Inkjet processing capacitor with e-inks. (Credit: Inhwan Kim)

Researchers have demonstrated that they can print layers of electrically conductive ink on polyester fabric to make an e-textile that could be used in the design of future wearable devices. Because the printing method can be completed at room temperature and in normal atmospheric conditions, researchers believe inkjet printing could offer a simpler and more effective method of manufacturing electronic textiles, also known as e-textiles.

The researchers used a FUJIFILM Dimatix inkjet printer to create a durable and flexible e-textile material, what they did to reliably create the e-textile, and its properties. Part of their challenge was to find the right composition of materials so that the liquid ink would not seep through the porous surface of the textile materials and lose its ability to conduct electricity.
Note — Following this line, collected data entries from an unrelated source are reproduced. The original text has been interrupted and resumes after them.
template <int SP>
__device__ __forceinline__ void rf_slot(const JobDev& J, const CTab* __restrict__ s_ct, const WinDesc& wd, uint32_t Lf, uint32_t half, uint32_t c,
                                        uint32_t srow, uint32_t pj, uint32_t nr, bool have_nr, uint4* __restrict__ out) {
  const uint32_t nw = J.nw;
  const uint32_t span = 2 * half + 1, win_len = wd.win_len;
  const uint64_t tq_off = s_ct[0].qual_off + wd.tstart;
  const uint64_t qmax = J.read_qual_bytes ? J.read_qual_bytes - 1 : 0;
  const uint64_t pmax = J.read_n_words + 1;
  constexpr uint64_t NONE64 = ~0ull;
  const uint32_t* __restrict__ rop = J.row_of_pos2 + wd.pos_off;
  const int32_t pc = (int32_t)(pj & 0xffffu);
  const int64_t row0 = (int64_t)srow - (int64_t)half;
  uint32_t rv[SP];
  if (have_nr && half == 2) {
    const uint32_t rc = srow - (pj >> 16);
    rv[2] = rc;
    rv[1] = rc - ((nr >> 6) & 63u);
    rv[0] = rv[1] - (nr & 63u);
    rv[3] = rc + ((nr >> 12) & 63u);
    rv[4] = rv[3] + ((nr >> 18) & 63u);
    if constexpr (SP > 5) { rv[5] = 0; rv[6] = 0; rv[7] = 0; }
  } else {
#pragma unroll
    for (int i = 0; i < SP; i++) rv[i] = rop[(uint32_t)min(max(pc - (int32_t)half + i, 0), (int32_t)win_len)];
  }
  uint32_t rm[SP];
#pragma unroll
  for (int d = 0; d < SP; d++) {
    const int64_t r = row0 + d;
    rm[d] = NONE;
    if ((uint32_t)d < span && r >= 0 && r < (int64_t)Lf) {
      int32_t pp = 0;
      uint32_t rb = 0;
#pragma unroll
      for (int i = 0; i < SP; i++) {
        const int32_t q = pc - (int32_t)half + i;
        if ((uint32_t)i <= 2 * half && q >= 0 && q < (int32_t)win_len && (int64_t)rv[i] <= r) { pp = q; rb = rv[i]; }
      }
      rm[d] = (uint32_t)pp | (((uint32_t)r - rb) << 16);
    }
  }
  uint64_t addr[SP];
  uint32_t tok[SP];
#pragma unroll
  for (int d = 0; d < SP; d++) { addr[d] = NONE64; tok[d] = TOK_NONE; }
  const CTab& q = s_ct[c];
  if (c == 0) {
    const uint64_t tw = s_ct[0].q_woff;
#pragma unroll
    for (int d = 0; d < SP; d++) {
      if (rm[d] == NONE) continue;
      tok[d] = TOK_GAP_F;
      if ((rm[d] >> 16) == 0) {
        const uint32_t tp = wd.tstart + (rm[d] & 0xffffu);
        const uint64_t wi = min(tw + (tp >> 5), pmax);
        addr[d] = min(tq_off + (rm[d] & 0xffffu), qmax);
        tok[d] = ((J.read_p0[wi] >> (tp & 31u)) & 1u) | (((J.read_p1[wi] >> (tp & 31u)) & 1u) << 1);
      }
    }
  } else if (q.ow != NONE) {
    const uint32_t tbase = q.tokc & 0xffu, tgap = q.tokc >> 8;
    uint32_t p0 = NONE;
#pragma unroll
    for (int d = SP - 1; d >= 0; d--) if (rm[d] != NONE) p0 = rm[d] & 0xffffu;
    if (p0 != NONE) {
      const uint32_t w0 = min(p0 >> 5, nw - 1u), w1 = min(w0 + 1u, nw - 1u);
      const PlaneRec* __restrict__ cw = J.cw + (uint64_t)q.ow * nw;
      const uint32_t* __restrict__ cwd = J.cwd + (uint64_t)q.ow * nw;
      const PlaneRec c0 = cw[w0], c1 = cw[w1];
      uint2 dd;
      __builtin_memcpy(&dd, cwd + w0, 8);
      const uint2 d0 = make_uint2(c0.m, dd.x), d1 = make_uint2(c1.m, w1 != w0 ? dd.y : dd.x);
      const uint32_t l0 = c0.lo, l1 = c1.lo, h0 = c0.hi, h1 = c1.hi;
      const uint32_t m0 = d0.x, m1 = d1.x;
      const uint32_t n_ev = q.n_ev;
      const uint4* __restrict__ iev = J.iev + q.ev_off;
      uint32_t qw = d0.y & 0xfffffu, e = d0.y >> 20;
      if (d0.y == 0xffffffffu) {
        qw = 0; e = 0;
        for (uint32_t i = 0; i < w0; i++) qw += (uint32_t)__popc(cw[i].m);
        while (e < n_ev && (iev[e].x & 0xffffu) < (w0 << 5)) { qw += iev[e].x >> 16; e++; }
      }
      uint32_t pl = p0;
      bool ins_row = false;
#pragma unroll
      for (int d = 0; d < SP; d++) if (rm[d] != NONE) { pl = rm[d] & 0xffffu; ins_row = ins_row || (rm[d] >> 16) != 0; }
      const bool quiet = d0.y != 0xffffffffu && d1.y != 0xffffffffu && w1 != w0 && (d1.y >> 20) == e && (pl >> 5) == w0 && !ins_row;
      const uint32_t e_first = e;
      const uint4 none4 = make_uint4(0xffffffffu, 0, 0, 0);
      const uint32_t e_last = n_ev ? n_ev - 1u : 0u;
      uint4 ep0 = iev[min(e, e_last)], ep1 = iev[min(e + 1u, e_last)], ep2 = iev[min(e + 2u, e_last)], ep3 = iev[min(e + 3u, e_last)];
      if (quiet || e >= n_ev) ep0.x = 0xffffffffu;
      if (quiet || e + 1u >= n_ev) ep1.x = 0xffffffffu;
      if (quiet || e + 2u >= n_ev) ep2.x = 0xffffffffu;
      if (quiet || e + 3u >= n_ev) ep3.x = 0xffffffffu;
      auto ev_at = [&](uint32_t i) -> uint4 {
        if (i >= n_ev) return none4;
        const uint32_t o = i - e_first;
        if (o >= 4u) return iev[i];
        const uint4 a = (o & 1u) ? ep1 : ep0, b = (o & 1u) ? ep3 : ep2;
        return (o & 2u) ? b : a;
      };
      uint4 ecur = ep0;
      uint32_t cum = 0;
#pragma unroll
      for (int d = 0; d < SP; d++) {
        if (rm[d] == NONE) continue;
        const uint32_t p = rm[d] & 0xffffu, j = rm[d] >> 16;
        while ((ecur.x & 0xffffu) < p) {
          cum += ecur.x >> 16;
          e++;
          ecur = ev_at(e);
        }
        const bool second = (p >> 5) != w0;
        const uint32_t mw = second ? m1 : m0;
        const uint32_t below = (uint32_t)__popc(mw & ((1u << (p & 31u)) - 1u)) + (second ? (uint32_t)__popc(m0) : 0u);
        const uint32_t mbit = (mw >> (p & 31u)) & 1u;
        const bool inr = p - (uint32_t)q.off < q.t_total;
        uint32_t qi = NONE;
        tok[d] = inr ? tgap : (uint32_t)TOK_NONE;
        if (j == 0) {
          if (inr && mbit) {
            qi = qw + below + cum;
            tok[d] = tbase + ((((second ? l1 : l0) >> (p & 31u)) & 1u) | ((((second ? h1 : h0) >> (p & 31u)) & 1u) << 1));
          }
        } else if ((ecur.x & 0xffffu) == p) {
          uint4 x = ecur;
          uint32_t code = 0;
          for (uint32_t i = e;;) {
            if ((x.x >> 16) >= j) {
              qi = x.y + j - 1u;
              code = j <= 16u ? (((x.z >> (j - 1u)) & 1u) | (((x.z >> (15u + j)) & 1u) << 1)) : 4u;
            }
            if (++i >= n_ev) break;
            x = ev_at(i);
            if ((x.x & 0xffffu) != p) break;
          }
          if (qi != NONE) {
            if (code == 4u) {
              const int32_t si = q.sbase + q.sdir * (int32_t)qi;
              const uint64_t wi = min(q.q_woff + ((uint32_t)si >> 5), pmax);
              code = ((J.read_p0[wi] >> ((uint32_t)si & 31u)) & 1u) | (((J.read_p1[wi] >> ((uint32_t)si & 31u)) & 1u) << 1);
              if (q.sdir < 0) code ^= 3u;
            }
            tok[d] = tbase + code;
          }
        }
        if (qi != NONE) {
          const int64_t si = (int64_t)q.sbase + (int64_t)q.sdir * (int64_t)qi;
          addr[d] = min(q.qual_off + (uint64_t)max(si, (int64_t)0), qmax);
        }
      }
    }
  }
  uint32_t qv[SP];
#pragma unroll
  for (int d = 0; d < SP; d++) qv[d] = J.read_qual[addr[d] == NONE64 ? 0 : addr[d]];
  uint32_t lo = 0, hi = 0, tl = 0, th = 0;
#pragma unroll
  for (int d = 0; d < 4; d++) {
    lo |= (addr[d] == NONE64 ? 33u : qv[d]) << (8 * d);
    tl |= tok[d] << (8 * d);
    if (d + 4 < SP) {
      hi |= (addr[(d + 4) % SP] == NONE64 ? 33u : qv[(d + 4) % SP]) << (8 * d);
      th |= tok[(d + 4) % SP] << (8 * d);
    } else {
      hi |= 33u << (8 * d);
      th |= (uint32_t)TOK_NONE << (8 * d);
    }
  }
  *out = make_uint4(tl, th, lo, hi);
}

They created the e-textile by printing layers of electrically conductive silver ink like a sandwich around layers of two liquid materials, which acted as insulators. They printed those sandwich layers on top of a woven polyester fabric. After they printed the layers of silver ink and insulating materials — made of urethane-acrylate, and poly(4-vinylphenol) — they monitored the surface of the material using a microscope. They found that the chemical properties of the insulating materials, as well as of the textile yarns, were important to maintaining the ability of the liquid silver ink to conduct electricity and to prevent it from penetrating through the porous fabric.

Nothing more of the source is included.